Llama la atención que una represalia, según lo ahí indicado, puede ejercerse no solo por la parte patronal o empleador estrictamente hablando, sino también por personas que trabajan para ésta. Esto nos podría indicar que estamos en presencia de una responsabilidad objetiva. O, lo que es lo mismo, se podría interpretar que aun cuando la parte patronal no tenga conocimiento de que una persona trabajadora esté ejerciendo represalias en contra de otra, pueda ser responsable.


Lo anterior se refuerza cuando analizamos al artículo 20 de la misma ley, que señala que al empleador privado se le impondrá una multa como sanción por el acto de represalia laboral que haya sido acreditada, “[…] sea cometido directamente, por sus representantes, personas que trabajen para él […].

Volviendo a la definición propiamente, también debe tenerse en cuenta que el artículo 4 establece una lista abierta de potenciales conductas que pueden llegar a entenderse como represalias, en el contexto de lo regulado por la ley.

Sobre esto, eso sí, es importante resaltar que en el contenido del artículo crea una protección amplia o extendida para las personas trabajadoras, ya que también se podrá considerar una represalia laboral aquella que se genere en contra de sus


“[…] familiares hasta cuarto grado de consanguinidad o afinidad, así como terceras personas relacionadas con estos, cuando se genere en el mismo contexto laboral.”

En tercer lugar, la ley amplía la lista de fueros de protección en el ámbito laboral, al incorporar a las personas denunciantes de actos de corrupción o testigos. Los alcances del fuero son los ya conocidos para otras hipótesis y radican en que estas personas solo podrán ser despedidas por causa justificada, originada en falta grave a los deberes de la función pública o derivados del contrato laboral.


Sin embargo, esta ley abre la puerta para otro tipo de terminaciones que no existen expresamente para los otros fueros, y que se darán “[…] cuando se produzca una causal objetiva relacionada con aspectos económicos, organizativos o tecnológicos que impidan la continuación de la relación laboral.


Sin duda, al ser conceptos jurídicos indeterminados, la definición de cuándo estaremos ante una causal económica, una organizativa o una tecnológica será de gran importancia y corresponderá, en primera instancia al Ministerio de Trabajo y Seguridad Social, ya que en todos estos casos la parte patronal deberá tramitar el despido ante la Inspección de Trabajo.

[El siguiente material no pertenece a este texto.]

static int build_plan(td_unet* u, int N, int H, int W, Plan** out, int lane = 0) {
    static const char* const kPlanOptions[] = {"batch_invariant", "glds", "splitk", "producer_act", "glds_min_wgs", "glds_variant", "glds_bn",
                                               "glds_splitk", "glds_splitk_max", "glds_splitk_min_groups", "splitk_target_wgs",
                                               "bn128_min_wgs", "attn_mfma", "glds_splitk_from_groups", "glds_bn64", "glds_small_max_groups", "glds_round_aware", "walk_alternate", "glds_tiny", "glds_dma1x1", "splitk_weighted",
                                               "sb", "sb_target_wgs", "sb_mt", "sb_nt", "sb_order", "sb_max_glds_wgs", "sb_splitk", "sb_splitk_wgs", "sb_splitk_max", "s16", "s16_min_wgs", "sb_m4", "glds_wide", "glds_wide_min_wgs", "glds_wide_tail", "glds_wide_persist", "fewcout"};
    std::string key = std::to_string(N) + "_" + std::to_string(H) + "_" + std::to_string(W);
    for (const char* o : kPlanOptions) key += "_" + std::to_string((long long)u->eng->option(o, -7));
    if (lane) key += "_lane" + std::to_string(lane);
    auto it = u->plans.find(key);
    if (it != u->plans.end()) { it->second->last_use = ++u->use_clock; *out = it->second.get(); return TD_OK; }
    if (N < 1 || N > 1023 || H > 1023 || W > 1023) return fail(TD_ERR_ARG, "batch/size out of range");
    const int down = 1 << (u->cfg.n_levels - 1);
    if (H % down || W % down) return fail(TD_ERR_ARG, "H and W must be divisible by 2^(levels-1)");
    {
        const size_t budget = (size_t)u->eng->option("plan_cache_mb", 65536) << 20;
        const size_t max_plans = (size_t)u->eng->option("plan_cache_max", 12);
        size_t total = 0;
        for (auto& kv : u->plans) total += kv.second->bytes;
        while (!u->plans.empty() && (total > budget || u->plans.size() >= max_plans)) {
            auto victim = u->plans.begin();
            for (auto jt = u->plans.begin(); jt != u->plans.end(); ++jt) if (jt->second->last_use < victim->second->last_use) victim = jt;
            HIP_TRY(hipStreamSynchronize(u->eng->stream));
            total -= victim->second->bytes;
            u->plans.erase(victim);
        }
    }
    std::unique_ptr<Plan> plp(new Plan());
    Plan& pl = *plp;
    pl.N = N; pl.H = H; pl.W = W;
    const size_t es = u->esize();
    const int chunk = u->chunk;
    const bool use_splitk = u->eng->option("splitk", 1) != 0;
    const int64_t splitk_target = u->eng->option("splitk_target_wgs", 512);
    const int64_t bn128_min = u->eng->option("bn128_min_wgs", 128);
    int rc;
    size_t partial_bytes = 0;

    auto new_tensor = [&](int C, int h, int w, bool want_sumsq, int nparts, Tensor* t) -> int {
// ... 62 lines not shown
            if (u->bf16 && bn2 && u->eng->option("glds", 1) && (inv || sb_takes || mt2 * (cw.cout_pad / bn2) >= u->eng->option("glds_min_wgs", 8))) {
                op.flavor = 2; op.bn = bn2; op.glds_variant = variant;
                int TH2 = variant ? 8 : (op.narrow ? 8 : 16);
                const int NIMG2 = op.narrow ? (variant ? 2 : 4) : 1;
                p.tiles_x = (w + TW2 - 1) / TW2; p.tiles_y = (h + TH2 - 1) / TH2; p.img_groups = (N + NIMG2 - 1) / NIMG2;
                p.n_ntiles = cw.cout_pad / bn2; p.ksplit = 1;
                const int64_t wgs = mt2 * p.n_ntiles, slots = variant ? 512 : 256;
                const bool may_split = !inv && use_splitk && u->eng->option("glds_splitk", 1) && wgs * 2 <= slots;
                if (may_split && kgroups >= u->eng->option("glds_splitk_from_groups", 2))
                    p.ksplit = (int)std::min<int64_t>(std::min<int64_t>(u->eng->option("glds_splitk_max", 32), kgroups / std::max<int64_t>(1, u->eng->option("glds_splitk_min_groups", 1))), slots / wgs);
                if (may_split && !op.narrow && variant == 1 && u->eng->option("glds_tiny", 0) != 0) {
                    const int64_t wgs_tiny = tiles(4, 1) * (cw.cout_pad / 64);
                    if (wgs_tiny <= 384) {
                        op.glds_variant = 2; op.bn = 64; TH2 = 4;
                        p.tiles_y = (h + TH2 - 1) / TH2; p.n_ntiles = cw.cout_pad / 64;
                        p.ksplit = (int)std::max<int64_t>(1, std::min<int64_t>(std::min<int64_t>(kgroups, u->eng->option("glds_splitk_max", 32)), 384 / wgs_tiny));
                    }
                }
                {
                    const int64_t wmode = u->eng->option("glds_wide", 1);
                    const int bnw = cw.cout_pad % 96 == 0 ? 96 : (cw.cout_pad % 64 == 0 ? 64 : 0);
                    const int64_t tmode = u->eng->option("glds_wide_tail", 1);
                    bool pure3 = true;
                    for (const SegSpec& sg : segs) if (sg.taps != 9 && (sg.xform != 0 || tmode == 0 || (tmode == 1 && bnw != 64))) pure3 = false;
                    const int64_t wgs_w = bnw ? tiles(16, 1) * (cw.cout_pad / bnw) : 0;
                    if (wmode != 0 && !inv && fv < 0 && fbn == 0 && !op.narrow && p.ksplit == 1 && bnw && !out_f32 && (cw.cout & 7) == 0 && p.nseg <= 3 && (pure3 || wmode == 2) &&
                        (wmode == 2 || wgs_w >= u->eng->option("glds_wide_min_wgs", 384))) {
                        op.glds_variant = 3; op.bn = bnw;
                        p.tiles_x = (w + 15) / 16; p.tiles_y = (h + 15) / 16; p.img_groups = N; p.n_ntiles = cw.cout_pad / bnw;
                        bool tail3 = false;
                        for (const SegSpec& sg : segs) if (sg.taps != 9) tail3 = true;
                        if (u->eng->option("glds_wide_persist", 0) != 0 && bnw == 64 && !tail3 && (h & 15) == 0 && (w & 15) == 0 && cw.cout == cw.cout_pad)
                            p.persist = conv_wide_persist_grid((long long)p.tiles_x * p.tiles_y * N * p.n_ntiles, 2 * std::max(1, u->eng->n_cus));
                    }
                }
                if (op.flavor == 2 && sb_takes && op.glds_variant != 3) {
                    {
                        const int TWs = op.narrow ? 8 : 16;
                        auto th_of = [&](int mt) { return op.narrow ? (mt == 2 ? 8 : 4) : (mt == 4 ? 8 : mt == 2 ? 4 : 2); };
                        auto sb_wgs = [&](int mt, int nt) { return (int64_t)((w + TWs - 1) / TWs) * ((h + th_of(mt) - 1) / th_of(mt)) * N * (cw.cout_pad / (32 * nt)); };
                        const int64_t target = u->eng->option("sb_target_wgs", 160);
                        int mt = 1, nt = 1, ks = 1;
                        if (!op.narrow && u->eng->option("sb_m4", 0) != 0 && sb_wgs(2, 2) >= target && sb_wgs(4, 1) >= target) { mt = 4; nt = 1; }
                        else if (sb_wgs(2, 2) >= target) { mt = 2; nt = 2; } else if (sb_wgs(2, 1) >= target) { mt = 2; nt = 1; }
                        else if (use_splitk && u->eng->option("sb_splitk", 1) != 0 && sb_wgs(2, 1) * 2 <= u->eng->option("sb_splitk_wgs", 224)) {
                            mt = 2; nt = 1;
                            ks = (int)std::min<int64_t>(std::min<int64_t>(kgroups, u->eng->option("sb_splitk_max", 16)), (u->eng->option("sb_splitk_wgs", 224) + sb_wgs(2, 1) / 2) / sb_wgs(2, 1));
                        }
                        const int64_t fmt = u->eng->option("sb_mt", 0), fnt = u->eng->option("sb_nt", 0);
                        if (fmt == 1 || fmt == 2 || (fmt == 4 && !op.narrow)) { mt = (int)fmt; ks = 1; }
                        if (fnt == 1 || fnt == 2) { nt = (int)fnt; ks = 1; if (mt == 4 && fnt == 2 && fmt != 4) mt = 2; }
                        if (mt == 4) nt = 1;
                        const int64_t s16_mode = u->eng->option("s16", 1);
                        const int64_t wgs16 = sb_wgs(2, 1) * 2;
                        const bool s16 = s16_mode == 2 || (s16_mode == 1 && fmt == 0 && fnt == 0 && sb_wgs(2, 2) < target && sb_wgs(2, 1) < target &&
                                                           wgs16 <= u->eng->option("sb_splitk_wgs", 224) && wgs16 >= u->eng->option("s16_min_wgs", 128));
                        if (s16) {
                            if ((rc = ensure_packed_s16(u, cw))) return rc;
                            op.flavor = 5; op.sb_mt = 2; op.sb_nt = 0; p.ksplit = 1;
                            p.tiles_x = (w + TWs - 1) / TWs; p.tiles_y = (h + th_of(2) - 1) / th_of(2); p.img_groups = N; p.n_ntiles = cw.cout_pad / 16;
                            p.wpack_sb = cw.packed_s16->p; p.sb_n3 = cw.sb_n3;
                        } else {
                        if ((rc = ensure_packed_sb(u, cw))) return rc;
                        op.flavor = 4; op.sb_mt = mt; op.sb_nt = nt; p.ksplit = ks < 1 ? 1 : ks;
                        p.tiles_x = (w + TWs - 1) / TWs; p.tiles_y = (h + th_of(mt) - 1) / th_of(mt); p.img_groups = N; p.n_ntiles = cw.cout_pad / (32 * nt);
                        p.wpack_sb = cw.packed_sb->p; p.sb_n3 = cw.sb_n3;
// ... 255 lines not shown
                if (kind[i / 2] == 0) { u->eng->prof_conv_ms += ms; u->eng->prof_conv_launches++; } else { u->eng->prof_other_ms += ms; u->eng->prof_other_launches++; }
            }
            for (auto e : evs) (void)hipEventDestroy(e);
        }
    } fin{u, evs, ev_kind, ev_label, ev_flop, st};
    for (auto& op : pl.ops) {
        if (op.kind == Op::ATTN) {
            mark();
            if (op.attn_ws) {
                const int Hh = op.C / 64, L = op.tokens;
                size_t qn, kn, vn;
                attn_workspace_elems(pl.N, Hh, L, L, 64, &qn, &kn, &vn);
                __bf16 *Qp = (__bf16*)op.attn_ws, *Kp = Qp + qn, *Vt = Kp + kn;
                const __bf16* qkv = (const __bf16*)op.qkv;
                const AttnStrides so = {(long)L * op.C, 64L, (long)op.C, 1L};
                hipError_t ea = attn_pack_qkv64<__bf16>(qkv, 3L * op.C, pl.N, Hh, L, 0.125f, Qp, Kp, Vt, st);
                if (ea == hipSuccess) ea = attn_mfma(Qp, Kp, Vt, nullptr, (__bf16*)op.att, so, pl.N, Hh, L, L, 64, st);
                if (ea != hipSuccess) return fail(TD_ERR_HIP, std::string("attention launch: ") + hipGetErrorString(ea));
            } else
            TD_DISPATCH_T(u, hipLaunchKernelGGL(attn_kernel<T_>, dim3(pl.N, op.C / 64), dim3(256), 0, st, (const T_*)op.qkv, (T_*)op.att, op.tokens, op.C));
            mark(); if (prof) { ev_kind.push_back(1); ev_label.push_back(op.label); ev_flop.push_back(0.0); }
            HIP_TRY(hipGetLastError());
            continue;
        }
        ConvParams p = op.p;
        if (op.cvec_off >= 0) p.cvec = cbase + op.cvec_off;
        if (fuse && &op == &pl.ops.back()) {
            p.epi = EPI_DPM_STEP; p.dpm_x = (float*)pl.x->p; p.dpm_m1 = (float*)pl.m1->p; p.dpm_m2 = u->eng->option("solver_order", 2) == 3 ? (float*)pl.m2->p : nullptr; p.dpm_xin = pl.xin; p.dpm_xin_cstride = u->chunk; p.dpm_k = *fuse;
        }
        mark();
        hipError_t e = op.flavor == 6 ? launch_conv_fewcout(p, u->dt, st)
                       : op.flavor == 5 ? launch_conv_s16(p, u->dt, op.narrow, st)
                       : op.flavor == 4 ? launch_conv_sb(p, u->dt, op.narrow, op.sb_mt, op.sb_nt, st)
                       : op.flavor == 2 ? (op.glds_variant == 3 ? launch_conv_glds_wide(p, u->dt, op.bn, st) : launch_conv_glds(p, u->dt, op.narrow, op.bn, op.glds_variant, st))
                       : launch_conv(p, u->dt, op.narrow, op.bn, 0, st);
        mark(); if (prof) { ev_kind.push_back(0); char tag[160]; double gf_ = op.k_alg * 2.0 * p.N * p.H * p.W * p.Cout * 1e-9;
            double mb_ = 0.0; const double es_ = (double)u->esize();
            for (int si_ = 0; si_ < p.nseg; ++si_) mb_ += (double)p.N * p.seg[si_].Hs * p.seg[si_].Ws * p.seg[si_].C * es_ + (double)p.seg[si_].C / 64.0 * p.seg[si_].taps * p.CoutPad * 128.0 * (es_ / 2.0);
            if (p.res) mb_ += (double)p.N * p.res_Hs * p.res_Ws * p.Cout * es_;
            const double o1_ = (double)p.N * p.H * p.W * p.Cout * (p.out_f32 ? 4.0 : es_);
            const double mbs_ = (mb_ + o1_) * 1e-6;
            mb_ += o1_ * (p.out2 ? 2.0 : 1.0);
            mb_ *= 1e-6;
            snprintf(tag, sizeof tag, " [%dx%d k%d f%d%s bn%d wg%d ks%d gf%.2f mb%.2f mbs%.2f]", p.H, p.W, p.kgroups, op.flavor, op.flavor == 5 ? "c16" : op.flavor == 4 ? (op.sb_mt == 4 ? "m4n1" : op.sb_mt == 2 ? (op.sb_nt == 2 ? "m2n2" : "m2n1") : (op.sb_nt == 2 ? "m1n2" : "m1n1")) : op.flavor == 2 ? (op.glds_variant == 3 ? (p.persist > 0 ? "wp" : "w") : op.glds_variant == 2 ? "t" : op.glds_variant ? "s" : "b") : "", op.bn, p.n_ntiles * p.tiles_x * p.tiles_y * p.img_groups, p.ksplit, gf_, mb_, mbs_); ev_label.push_back(op.label + tag);
            ev_flop.push_back(op.flavor == 2 ? 2.0 * p.N * p.H * p.W * (double)p.Cout * op.k_alg : 0.0); }
        if (e != hipSuccess) return fail(TD_ERR_HIP, "conv launch " + op.label + ": " + hipGetErrorString(e));
    }
    return TD_OK;
}
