namespace {
// ... 1615 lines not shown
  const int E = F * K;
  const int v = (int)blockIdx.x / nfb, fb = (int)blockIdx.x - v * nfb;
  const int64_t KP = (int64_t)K * d.p;
  const double n_d = d.v_size[v];
  const int e = threadIdx.x % kSlabElems, g = threadIdx.x / kSlabElems;
  const int64_t elem = (int64_t)fb * E + e;
  const int64_t j_own = (int64_t)fb * F + threadIdx.x;
  const bool updates = (int)threadIdx.x < F && j_own < d.p;
  double w_old[KMAX], g_old[KMAX], c_own = 0.0;
#pragma unroll
  for (int k = 0; k < KMAX; ++k) {
    w_old[k] = g_old[k] = 0.0;
    if (updates && k < K) {
      w_old[k] = d.vw[(int64_t)v * KP + j_own * K + k];
      g_old[k] = d.vG[(int64_t)v * KP + j_own * K + k];
    }
  }
  if (updates && d.standardize) c_own = d.c[j_own];
  double acc = 0.0;
  if (e < E && elem < KP) {
    const double* sp = d.slab + (int64_t)v * d.v_bps * KP + elem;
    int bidx = g;
    for (; bidx + 3 * kSlabGroups < d.v_bps; bidx += 4 * kSlabGroups) {
      const double a0 = sp[(int64_t)bidx * KP], a1 = sp[(int64_t)(bidx + kSlabGroups) * KP];
      const double a2 = sp[(int64_t)(bidx + 2 * kSlabGroups) * KP];
      const double a3 = sp[(int64_t)(bidx + 3 * kSlabGroups) * KP];
      acc += (a0 + a1) + (a2 + a3);
    }
    for (; bidx < d.v_bps; bidx += kSlabGroups) acc += sp[(int64_t)bidx * KP];
  }
  part[g][e] = acc;
  const bool need_d0 = fb == 0 || d.standardize;
  if (need_d0) {
    for (int k = 0; k < K; ++k) {
      double a = 0.0;
      for (int i = threadIdx.x; i < d.v_bps; i += kBlock) a += d.vd0[(int64_t)(v * d.v_bps + i) * K + k];
      a = wave_sum(a);
      if ((threadIdx.x & 63) == 0) red[threadIdx.x >> 6] = a;
      __syncthreads();
      if (threadIdx.x == 0) {
        double t = 0.0;
        for (int wv = 0; wv < kBlock / 64; ++wv) t += red[wv];
        sh_d0[k] = t;
      }
      __syncthreads();
    }
  } else {
    __syncthreads();
  }
  if (updates) {
    double dj[KMAX], val[KMAX];
#pragma unroll
    for (int k = 0; k < KMAX; ++k) {
      dj[k] = 0.0;
      if (k < K) {
        const int ee = (int)threadIdx.x * K + k;
        double t = 0.0;
        for (int gg = 0; gg < kSlabGroups; ++gg) t += part[gg][ee];
        dj[k] = t - (d.standardize ? c_own * sh_d0[k] : 0.0);
      }
    }
    const double gls = q.gamma * q.ls_m;
    double nrm = 0.0;
#pragma unroll
    for (int k = 0; k < KMAX; ++k) {
      val[k] = k < K ? q.r_m * w_old[k] - gls * g_old[k] - q.gamma * dj[k] : 0.0;
      nrm += val[k] * val[k];
    }
    const double tau = q.beta * q.gamma * q.ls_m;
    const double factor = q.penalty == SGDNET_GROUPLASSO ? tau / sqrt(nrm) : 0.0;
#pragma unroll
    for (int k = 0; k < KMAX; ++k) {
      if (k < K) {
        double out = val[k];
        if (q.penalty == SGDNET_ELASTICNET) out = soft_threshold(out, tau);
        else if (q.penalty == SGDNET_GROUPLASSO) out = factor < 1.0 ? out * (1.0 - factor) : 0.0;
        d.vw[(int64_t)v * KP + j_own * K + k] = out;
        if (dj[k] != 0.0 || q.penalty == SGDNET_GROUPLASSO)
          d.vG[(int64_t)v * KP + j_own * K + k] = g_old[k] + dj[k] / n_d;
      }
    }
  }
  if (fb == 0 && (int)threadIdx.x < K && d.fit_intercept) {
    const int k = threadIdx.x;
    const double dk = sh_d0[k] / n_d;
    const double gbk = d.vgb[v * K + k] + dk;
    d.vgb[v * K + k] = gbk;
    d.vb[v * K + k] -= q.gamma * (gbk * (d.xd ? 1.0 : 0.01) * q.m_d + dk);
  }
}

__global__ __launch_bounds__(kBlock) void saga_vs_cw_kernel(SagaDev d) {
  __shared__ double red[kBlock / 64];
  const int K = d.K;
  const int v = (int)blockIdx.x / K, k = (int)blockIdx.x - v * K;
  const double* wv = d.vw + (int64_t)v * K * d.p + k;
  double a = 0.0;
  for (int64_t j = threadIdx.x; j < d.p; j += kBlock) a += d.c[j] * wv[j * K];
  a = wave_sum(a);
  if ((threadIdx.x & 63) == 0) red[threadIdx.x >> 6] = a;
  __syncthreads();
  if (threadIdx.x == 0) {
    double t = 0.0;
    for (int wvi = 0; wvi < kBlock / 64; ++wvi) t += red[wvi];
    d.vcw[blockIdx.x] = t;
  }
}

__device__ __forceinline__ double* vs_slot(const SagaDev& d, int v, int64_t i, int64_t KP, int K) {
  if (i < KP) return d.vG + (int64_t)v * KP + i;
  if (i < 2 * KP) return d.vw + (int64_t)v * KP + (i - KP);
  if (i < 2 * KP + K) return d.vgb + (int64_t)v * K + (i - 2 * KP);
  return d.vb + (int64_t)v * K + (i - 2 * KP - K);
}
__device__ __forceinline__ double* vs_own_slot(const SagaDev& d, int64_t i, int64_t KP, int K) {
  if (i < KP) return d.G + i;
  if (i < 2 * KP) return d.w + (i - KP);
  if (i < 2 * KP + K) return d.gb + (i - 2 * KP);
  return d.b + (i - 2 * KP - K);
}

__global__ __launch_bounds__(kBlock) void saga_vs_broadcast_kernel(SagaDev d) {
  const int K = d.K;
  const int64_t KP = (int64_t)K * d.p, len = 2 * KP + 2 * K;
  for (int64_t i = (int64_t)blockIdx.x * kBlock + threadIdx.x; i < len; i += (int64_t)gridDim.x * kBlock) {
    const double val = *vs_own_slot(d, i, KP, K);
    d.vref[i] = val;
    for (int v = 0; v < d.V; ++v) *vs_slot(d, v, i, KP, K) = val;
  }
}

__global__ __launch_bounds__(kBlock) void saga_vs_merge_kernel(SagaDev d, int final_merge, LamParams* epoch_end,
                                                               int batches) {
  if (epoch_end && blockIdx.x == 0 && threadIdx.x == 0) end_epoch(epoch_end, batches);
  const int K = d.K;
  const int64_t KP = (int64_t)K * d.p, len = 2 * KP + 2 * K;
  double tot_size = 0.0;
  for (int v = 0; v < d.V; ++v) tot_size += d.v_size[v];
  for (int64_t i = (int64_t)blockIdx.x * kBlock + threadIdx.x; i < len; i += (int64_t)gridDim.x * kBlock) {
    const double ref = d.vref[i];
    double val = ref;
    for (int v = 0; v < d.V; ++v) val += (d.v_size[v] / tot_size) * (*vs_slot(d, v, i, KP, K) - ref);
    d.vref[i] = val;
    for (int v = 0; v < d.V; ++v) *vs_slot(d, v, i, KP, K) = val;
    if (final_merge) *vs_own_slot(d, i, KP, K) = val;
  }
}

__global__ void saga_epoch_end_kernel(LamParams* lamp, int batches) {
  if (threadIdx.x == 0 && blockIdx.x == 0) end_epoch(lamp, batches);
}

constexpr int kSyncLine = 32;
constexpr int kSyncGo = 0, kSyncExit = 1, kSyncStart = 2, kSyncCnt1 = 3, kSyncCnt2 = kSyncCnt1 + 8,
              kSyncXcd = kSyncCnt2 + 8;
constexpr int kFusedMaxBps = 128;
constexpr int kSyncLines = kSyncXcd + 8;
constexpr int kSyncSticky = kSyncLines;
constexpr int kSyncSeq = kSyncLines + 1;
constexpr int kFusedChunks = 3;
constexpr long long kFusedStartTicks = 2000000;
constexpr long long kFusedWaitTicks = 200000000;

typedef unsigned int u32x4_t __attribute__((ext_vector_type(4)));
typedef double f64x2_t __attribute__((ext_vector_type(2)));

__device__ __forceinline__ __amdgpu_buffer_rsrc_t fused_rsrc(const void* base, int64_t bytes) {
  return __builtin_amdgcn_make_buffer_rsrc(const_cast<void*>(base), 0, (int)bytes, 0x00020000);
}
__device__ __forceinline__ void st2_sc1(f64x2_t x, __amdgpu_buffer_rsrc_t rs, uint32_t byte_off) {
  __builtin_amdgcn_raw_buffer_store_b128(__builtin_bit_cast(u32x4_t, x), rs, (int)byte_off, 0, 16);
}
__device__ __forceinline__ f64x2_t ld2_sc1(__amdgpu_buffer_rsrc_t rs, uint32_t byte_off) {
  return __builtin_bit_cast(f64x2_t, __builtin_amdgcn_raw_buffer_load_b128(rs, (int)byte_off, 0, 16));
}
__device__ __forceinline__ void st2_shard(f64x2_t x, __amdgpu_buffer_rsrc_t rs, uint32_t byte_off, bool local) {
  if (local)
    __builtin_amdgcn_raw_buffer_store_b128(__builtin_bit_cast(u32x4_t, x), rs, (int)byte_off, 0, 0);
  else
    __builtin_amdgcn_raw_buffer_store_b128(__builtin_bit_cast(u32x4_t, x), rs, (int)byte_off, 0, 16);
}
__device__ __forceinline__ void st_shard(double* q, double x, bool local) {
  if (local)
    *q = x;
  else
    __hip_atomic_store(q, x, __ATOMIC_RELAXED, __HIP_MEMORY_SCOPE_AGENT);
}
__device__ __forceinline__ void st_sc1(double* q, double x) {
  __hip_atomic_store(q, x, __ATOMIC_RELAXED, __HIP_MEMORY_SCOPE_AGENT);
}
__device__ __forceinline__ double ld_sc1(const double* q) {
  return __hip_atomic_load(q, __ATOMIC_RELAXED, __HIP_MEMORY_SCOPE_AGENT);
}
__device__ __forceinline__ void st_sys(double* q, double x) {
  __hip_atomic_store(q, x, __ATOMIC_RELAXED, __HIP_MEMORY_SCOPE_SYSTEM);
}
__device__ __forceinline__ double ld_sys(const double* q) {
  return __hip_atomic_load(q, __ATOMIC_RELAXED, __HIP_MEMORY_SCOPE_SYSTEM);
}
__device__ __forceinline__ unsigned sync_load(unsigned* sync, int word) {
  return __hip_atomic_load(sync + word * kSyncLine, __ATOMIC_RELAXED, __HIP_MEMORY_SCOPE_AGENT);
}

__device__ __forceinline__ void fused_arrive(unsigned* sync, int word) {
  asm volatile("s_waitcnt vmcnt(0)" ::: "memory");
  __syncthreads();
  if (threadIdx.x == 0)
    __hip_atomic_fetch_add(sync + word * kSyncLine, 1u, __ATOMIC_RELAXED, __HIP_MEMORY_SCOPE_AGENT);
}

__device__ __forceinline__ bool fused_poll(unsigned* ctr, int word, unsigned target, LamParams* lamp, bool system = false,
                                           unsigned* sync = nullptr) {
  if (!sync) sync = ctr;
  const long long t0 = wall_clock64();
  for (unsigned spins = 1;; ++spins) {
    const unsigned now = system ? __hip_atomic_load(ctr + word * kSyncLine, __ATOMIC_RELAXED, __HIP_MEMORY_SCOPE_SYSTEM)
                                : sync_load(ctr, word);
    if (now >= target) return true;
    __builtin_amdgcn_s_sleep(4);
    if ((spins & 63u) == 0) {
      if (sync_load(sync, kSyncGo) != 1u) return false;
      if (wall_clock64() - t0 > kFusedWaitTicks) {
        __hip_atomic_store(sync + kSyncGo * kSyncLine, 3u, __ATOMIC_RELAXED, __HIP_MEMORY_SCOPE_AGENT);
        __hip_atomic_store(&lamp->fused_abort, 2, __ATOMIC_RELAXED, __HIP_MEMORY_SCOPE_AGENT);
        __hip_atomic_store(sync + kSyncSticky * kSyncLine, 2u, __ATOMIC_RELAXED, __HIP_MEMORY_SCOPE_AGENT);
        return false;
      }
    }
  }
}

__device__ __forceinline__ bool fused_start(unsigned* sync, LamParams* lamp, unsigned grid) {
  unsigned* go = sync + kSyncGo * kSyncLine;
  const long long t0 = wall_clock64();
  if (blockIdx.x == 0) {
    unsigned expect = 0u;
    for (;;) {
      if (sync_load(sync, kSyncStart) >= grid) {
        __hip_atomic_compare_exchange_strong(go, &expect, 1u, __ATOMIC_RELAXED, __ATOMIC_RELAXED, __HIP_MEMORY_SCOPE_AGENT);
        break;
      }
      if (sync_load(sync, kSyncGo) != 0u) break;
      if (wall_clock64() - t0 > kFusedStartTicks) {
        __hip_atomic_compare_exchange_strong(go, &expect, 2u, __ATOMIC_RELAXED, __ATOMIC_RELAXED, __HIP_MEMORY_SCOPE_AGENT);
        break;
      }
      __builtin_amdgcn_s_sleep(4);
    }
  } else {
    for (;;) {
      if (sync_load(sync, kSyncGo) != 0u) break;
      if (wall_clock64() - t0 > 2 * kFusedStartTicks) {
        unsigned expect = 0u;
        __hip_atomic_compare_exchange_strong(go, &expect, 2u, __ATOMIC_RELAXED, __ATOMIC_RELAXED, __HIP_MEMORY_SCOPE_AGENT);
        break;
      }
      __builtin_amdgcn_s_sleep(4);
    }
  }
  const unsigned decision = sync_load(sync, kSyncGo);
  if (decision != 1u && decision != 3u) {
    __hip_atomic_store(&lamp->fused_abort, 1, __ATOMIC_RELAXED, __HIP_MEMORY_SCOPE_AGENT);
    __hip_atomic_fetch_max(sync + kSyncSticky * kSyncLine, 1u, __ATOMIC_RELAXED, __HIP_MEMORY_SCOPE_AGENT);
  }
  return decision == 1u;
}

Luego, será el turno de nuestros tribunales de trabajo cuando, al conocer casos de esta naturaleza, tengan que avalar o no el desarrollo que realice la cartera de Trabajo sobre estos conceptos.


Finalmente, debe resaltarse que el fuero de protección antes indicado lo tendrán también los compañeros de trabajo de la persona denunciante, sus familiares hasta cuarto grado de consanguinidad o afinidad, así como terceras personas, que estén relacionados con la persona denunciante en el mismo contexto laboral y sufran represalias con motivo de la interposición de la denuncia, según lo dispuesto en el artículo 7, último párrafo.


Esta ley viene a cambiar el panorama jurídico de las relaciones laborales en bastantes aspectos. Por esto, esperamos en los próximos días terminar de abordarlos con el mayor detalle posible.